Where the word "BNRED" appears in a line of the entries below, count that line and give the total alone.
* * * * *
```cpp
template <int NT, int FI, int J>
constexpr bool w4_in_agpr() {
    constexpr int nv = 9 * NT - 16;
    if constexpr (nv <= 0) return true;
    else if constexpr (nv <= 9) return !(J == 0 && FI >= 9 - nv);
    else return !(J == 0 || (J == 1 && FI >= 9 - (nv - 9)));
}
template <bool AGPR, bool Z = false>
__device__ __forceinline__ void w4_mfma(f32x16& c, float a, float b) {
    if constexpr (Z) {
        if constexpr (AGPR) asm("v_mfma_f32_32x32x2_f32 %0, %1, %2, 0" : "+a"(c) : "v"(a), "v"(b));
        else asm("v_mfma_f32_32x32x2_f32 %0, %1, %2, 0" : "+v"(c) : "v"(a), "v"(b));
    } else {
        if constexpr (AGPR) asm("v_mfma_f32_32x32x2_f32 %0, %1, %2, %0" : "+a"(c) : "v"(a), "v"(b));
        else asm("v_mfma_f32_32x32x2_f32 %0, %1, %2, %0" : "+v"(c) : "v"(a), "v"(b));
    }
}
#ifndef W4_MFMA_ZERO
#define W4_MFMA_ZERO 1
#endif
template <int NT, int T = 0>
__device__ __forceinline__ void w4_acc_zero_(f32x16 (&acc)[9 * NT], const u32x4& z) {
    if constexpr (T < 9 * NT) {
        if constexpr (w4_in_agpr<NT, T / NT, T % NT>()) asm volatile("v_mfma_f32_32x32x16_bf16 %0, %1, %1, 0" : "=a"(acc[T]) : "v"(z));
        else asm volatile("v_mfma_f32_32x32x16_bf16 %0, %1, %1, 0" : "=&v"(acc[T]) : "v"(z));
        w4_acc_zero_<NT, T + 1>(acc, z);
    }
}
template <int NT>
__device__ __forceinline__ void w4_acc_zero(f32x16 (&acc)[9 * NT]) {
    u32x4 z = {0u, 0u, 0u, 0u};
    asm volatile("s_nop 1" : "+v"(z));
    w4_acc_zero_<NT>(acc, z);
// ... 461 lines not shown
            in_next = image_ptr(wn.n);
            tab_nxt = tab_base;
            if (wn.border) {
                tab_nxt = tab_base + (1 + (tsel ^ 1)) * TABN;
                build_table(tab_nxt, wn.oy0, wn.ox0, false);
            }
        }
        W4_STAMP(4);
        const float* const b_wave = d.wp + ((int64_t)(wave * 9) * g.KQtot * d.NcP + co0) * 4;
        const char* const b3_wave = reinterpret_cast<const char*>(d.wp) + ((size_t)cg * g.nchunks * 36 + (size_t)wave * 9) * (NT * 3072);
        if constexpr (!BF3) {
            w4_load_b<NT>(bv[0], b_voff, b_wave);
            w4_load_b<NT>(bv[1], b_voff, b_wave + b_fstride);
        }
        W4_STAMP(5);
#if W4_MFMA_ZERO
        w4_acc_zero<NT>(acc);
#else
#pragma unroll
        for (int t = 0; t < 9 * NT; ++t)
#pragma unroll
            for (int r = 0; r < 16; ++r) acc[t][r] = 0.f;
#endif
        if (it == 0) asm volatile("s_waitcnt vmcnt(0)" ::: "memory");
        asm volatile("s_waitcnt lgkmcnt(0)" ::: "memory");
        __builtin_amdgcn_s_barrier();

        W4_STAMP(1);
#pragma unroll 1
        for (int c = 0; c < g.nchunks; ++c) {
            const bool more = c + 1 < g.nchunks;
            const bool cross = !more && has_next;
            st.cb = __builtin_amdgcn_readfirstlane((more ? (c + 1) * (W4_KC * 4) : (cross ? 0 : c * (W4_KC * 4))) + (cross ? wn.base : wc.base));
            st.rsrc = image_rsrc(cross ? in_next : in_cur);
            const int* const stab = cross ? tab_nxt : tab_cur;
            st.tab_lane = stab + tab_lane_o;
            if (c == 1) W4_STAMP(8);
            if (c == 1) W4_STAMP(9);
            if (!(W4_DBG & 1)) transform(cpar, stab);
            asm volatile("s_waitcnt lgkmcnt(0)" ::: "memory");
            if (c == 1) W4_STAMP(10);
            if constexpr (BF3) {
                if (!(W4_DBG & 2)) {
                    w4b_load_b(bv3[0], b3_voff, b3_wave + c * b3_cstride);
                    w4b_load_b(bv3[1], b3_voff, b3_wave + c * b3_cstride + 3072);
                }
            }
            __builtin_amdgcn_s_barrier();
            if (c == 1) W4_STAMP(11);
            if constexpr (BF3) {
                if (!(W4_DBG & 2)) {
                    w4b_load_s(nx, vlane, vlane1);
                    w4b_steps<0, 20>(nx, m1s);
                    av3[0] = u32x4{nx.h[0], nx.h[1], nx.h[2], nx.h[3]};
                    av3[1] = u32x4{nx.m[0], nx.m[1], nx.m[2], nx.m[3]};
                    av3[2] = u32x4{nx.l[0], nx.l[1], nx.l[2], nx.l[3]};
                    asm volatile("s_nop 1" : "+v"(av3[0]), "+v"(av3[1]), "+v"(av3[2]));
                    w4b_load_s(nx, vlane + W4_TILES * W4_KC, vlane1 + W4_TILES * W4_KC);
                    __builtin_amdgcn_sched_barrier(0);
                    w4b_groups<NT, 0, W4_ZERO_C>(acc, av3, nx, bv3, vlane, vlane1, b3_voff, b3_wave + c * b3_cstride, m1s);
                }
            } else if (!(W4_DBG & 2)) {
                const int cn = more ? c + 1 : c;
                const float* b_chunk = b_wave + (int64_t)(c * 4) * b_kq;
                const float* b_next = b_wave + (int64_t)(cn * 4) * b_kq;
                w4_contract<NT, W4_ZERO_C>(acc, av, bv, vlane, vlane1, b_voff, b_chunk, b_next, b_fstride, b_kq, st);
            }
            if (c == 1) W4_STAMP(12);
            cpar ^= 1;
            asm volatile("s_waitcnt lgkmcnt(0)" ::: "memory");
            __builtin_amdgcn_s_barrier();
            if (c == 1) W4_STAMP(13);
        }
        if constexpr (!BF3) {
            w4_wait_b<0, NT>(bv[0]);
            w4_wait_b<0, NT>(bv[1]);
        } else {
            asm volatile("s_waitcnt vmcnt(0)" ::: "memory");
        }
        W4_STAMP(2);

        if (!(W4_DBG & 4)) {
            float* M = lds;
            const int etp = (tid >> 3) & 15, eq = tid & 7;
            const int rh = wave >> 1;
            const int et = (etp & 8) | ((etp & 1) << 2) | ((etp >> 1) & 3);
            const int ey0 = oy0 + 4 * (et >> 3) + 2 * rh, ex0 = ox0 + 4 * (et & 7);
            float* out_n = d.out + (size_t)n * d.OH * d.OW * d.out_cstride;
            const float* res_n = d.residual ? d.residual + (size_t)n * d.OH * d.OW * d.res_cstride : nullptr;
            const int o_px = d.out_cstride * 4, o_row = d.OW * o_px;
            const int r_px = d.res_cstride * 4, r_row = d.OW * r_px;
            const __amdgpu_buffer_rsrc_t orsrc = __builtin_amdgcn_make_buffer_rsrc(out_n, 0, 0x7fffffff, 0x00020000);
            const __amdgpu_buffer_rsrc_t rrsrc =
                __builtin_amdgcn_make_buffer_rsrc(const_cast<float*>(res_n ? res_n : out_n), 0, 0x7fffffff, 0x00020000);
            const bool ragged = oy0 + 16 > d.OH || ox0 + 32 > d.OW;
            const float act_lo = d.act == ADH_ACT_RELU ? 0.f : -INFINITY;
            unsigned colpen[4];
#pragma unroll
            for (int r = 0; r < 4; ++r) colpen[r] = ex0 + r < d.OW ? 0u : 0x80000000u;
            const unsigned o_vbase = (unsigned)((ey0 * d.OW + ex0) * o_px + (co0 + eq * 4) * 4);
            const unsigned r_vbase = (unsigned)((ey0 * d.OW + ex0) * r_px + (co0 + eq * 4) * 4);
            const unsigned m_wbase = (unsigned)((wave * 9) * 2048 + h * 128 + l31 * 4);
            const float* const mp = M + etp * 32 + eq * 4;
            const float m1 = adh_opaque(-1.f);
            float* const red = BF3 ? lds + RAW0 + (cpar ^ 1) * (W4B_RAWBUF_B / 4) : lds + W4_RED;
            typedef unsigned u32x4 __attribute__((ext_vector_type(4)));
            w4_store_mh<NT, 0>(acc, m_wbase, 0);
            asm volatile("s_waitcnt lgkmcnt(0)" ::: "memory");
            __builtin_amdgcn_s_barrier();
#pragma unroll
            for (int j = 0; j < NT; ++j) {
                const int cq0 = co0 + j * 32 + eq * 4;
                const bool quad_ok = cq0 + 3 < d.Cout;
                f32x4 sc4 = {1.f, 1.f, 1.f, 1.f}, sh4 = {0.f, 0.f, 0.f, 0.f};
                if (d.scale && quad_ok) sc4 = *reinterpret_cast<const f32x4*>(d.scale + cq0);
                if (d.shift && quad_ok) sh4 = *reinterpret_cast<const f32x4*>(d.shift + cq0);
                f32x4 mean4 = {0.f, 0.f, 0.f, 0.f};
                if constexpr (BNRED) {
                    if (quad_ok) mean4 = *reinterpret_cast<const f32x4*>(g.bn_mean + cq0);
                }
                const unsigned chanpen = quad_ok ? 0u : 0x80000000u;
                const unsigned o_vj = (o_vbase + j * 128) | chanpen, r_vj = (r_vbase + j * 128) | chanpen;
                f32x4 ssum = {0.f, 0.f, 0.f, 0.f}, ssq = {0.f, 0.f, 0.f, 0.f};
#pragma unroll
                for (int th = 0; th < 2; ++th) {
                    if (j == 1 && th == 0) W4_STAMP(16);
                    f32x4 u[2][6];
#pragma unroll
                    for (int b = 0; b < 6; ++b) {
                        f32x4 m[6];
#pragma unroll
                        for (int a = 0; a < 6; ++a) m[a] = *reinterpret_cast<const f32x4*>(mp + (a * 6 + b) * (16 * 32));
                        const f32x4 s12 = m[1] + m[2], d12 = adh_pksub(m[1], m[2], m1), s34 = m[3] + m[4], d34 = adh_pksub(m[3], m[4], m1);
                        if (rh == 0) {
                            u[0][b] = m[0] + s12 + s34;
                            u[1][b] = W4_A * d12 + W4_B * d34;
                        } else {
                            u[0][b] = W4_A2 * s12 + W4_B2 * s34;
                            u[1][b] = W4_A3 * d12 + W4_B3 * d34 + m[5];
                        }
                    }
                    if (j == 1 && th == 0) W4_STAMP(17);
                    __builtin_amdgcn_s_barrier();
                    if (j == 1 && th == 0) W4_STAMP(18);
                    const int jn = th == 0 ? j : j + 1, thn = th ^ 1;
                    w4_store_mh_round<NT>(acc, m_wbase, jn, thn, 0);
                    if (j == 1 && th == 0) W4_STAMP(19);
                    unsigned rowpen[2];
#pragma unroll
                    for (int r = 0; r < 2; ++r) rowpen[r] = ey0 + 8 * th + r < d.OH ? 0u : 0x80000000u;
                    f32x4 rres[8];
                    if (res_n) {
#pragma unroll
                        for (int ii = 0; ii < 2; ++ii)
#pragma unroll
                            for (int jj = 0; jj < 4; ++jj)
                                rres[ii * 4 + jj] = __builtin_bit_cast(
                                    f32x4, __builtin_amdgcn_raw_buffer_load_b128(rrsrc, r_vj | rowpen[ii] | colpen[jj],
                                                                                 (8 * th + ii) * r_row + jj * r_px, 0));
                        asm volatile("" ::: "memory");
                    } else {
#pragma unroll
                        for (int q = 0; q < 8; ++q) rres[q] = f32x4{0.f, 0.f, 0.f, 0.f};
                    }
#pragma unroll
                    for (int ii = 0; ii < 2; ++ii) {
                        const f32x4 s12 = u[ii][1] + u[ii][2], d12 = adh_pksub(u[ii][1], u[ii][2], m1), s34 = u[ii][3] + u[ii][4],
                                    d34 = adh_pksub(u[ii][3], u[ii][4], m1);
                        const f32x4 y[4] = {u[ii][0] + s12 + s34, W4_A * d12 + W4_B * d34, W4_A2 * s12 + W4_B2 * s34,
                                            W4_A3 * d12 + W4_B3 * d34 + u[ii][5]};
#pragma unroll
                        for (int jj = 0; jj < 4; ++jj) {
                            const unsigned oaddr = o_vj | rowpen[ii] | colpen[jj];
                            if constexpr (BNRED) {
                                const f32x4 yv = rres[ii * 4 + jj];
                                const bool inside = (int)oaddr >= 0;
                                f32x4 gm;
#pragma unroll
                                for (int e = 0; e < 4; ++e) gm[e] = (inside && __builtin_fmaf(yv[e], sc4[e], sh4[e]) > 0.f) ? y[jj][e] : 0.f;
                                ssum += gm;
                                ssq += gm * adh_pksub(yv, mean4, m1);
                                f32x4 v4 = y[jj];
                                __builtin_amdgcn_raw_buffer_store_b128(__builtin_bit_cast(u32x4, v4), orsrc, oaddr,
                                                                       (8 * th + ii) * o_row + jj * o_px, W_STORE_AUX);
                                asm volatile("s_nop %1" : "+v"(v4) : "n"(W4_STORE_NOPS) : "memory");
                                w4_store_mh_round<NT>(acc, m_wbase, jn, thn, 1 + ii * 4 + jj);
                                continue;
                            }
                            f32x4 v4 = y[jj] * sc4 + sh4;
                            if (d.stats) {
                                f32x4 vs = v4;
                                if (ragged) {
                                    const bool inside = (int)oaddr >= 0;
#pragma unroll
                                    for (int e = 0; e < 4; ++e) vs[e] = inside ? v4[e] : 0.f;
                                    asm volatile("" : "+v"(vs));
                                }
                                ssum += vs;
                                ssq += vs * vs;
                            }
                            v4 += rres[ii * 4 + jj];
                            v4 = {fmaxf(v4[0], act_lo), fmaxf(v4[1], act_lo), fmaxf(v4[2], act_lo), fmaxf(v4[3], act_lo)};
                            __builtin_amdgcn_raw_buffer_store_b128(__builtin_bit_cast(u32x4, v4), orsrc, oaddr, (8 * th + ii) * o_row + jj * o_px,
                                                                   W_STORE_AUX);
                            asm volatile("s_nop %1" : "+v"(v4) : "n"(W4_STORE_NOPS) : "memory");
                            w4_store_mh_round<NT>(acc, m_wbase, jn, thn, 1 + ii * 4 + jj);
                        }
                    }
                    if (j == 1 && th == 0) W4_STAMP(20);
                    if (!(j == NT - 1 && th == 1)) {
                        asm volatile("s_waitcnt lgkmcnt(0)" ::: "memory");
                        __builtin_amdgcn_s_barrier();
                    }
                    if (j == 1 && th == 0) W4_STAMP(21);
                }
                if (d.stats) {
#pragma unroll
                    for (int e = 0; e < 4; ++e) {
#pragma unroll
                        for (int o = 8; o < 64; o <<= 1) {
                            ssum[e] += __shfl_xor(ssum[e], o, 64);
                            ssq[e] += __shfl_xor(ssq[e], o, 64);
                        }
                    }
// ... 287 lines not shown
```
* * * * *
# Response to the task
2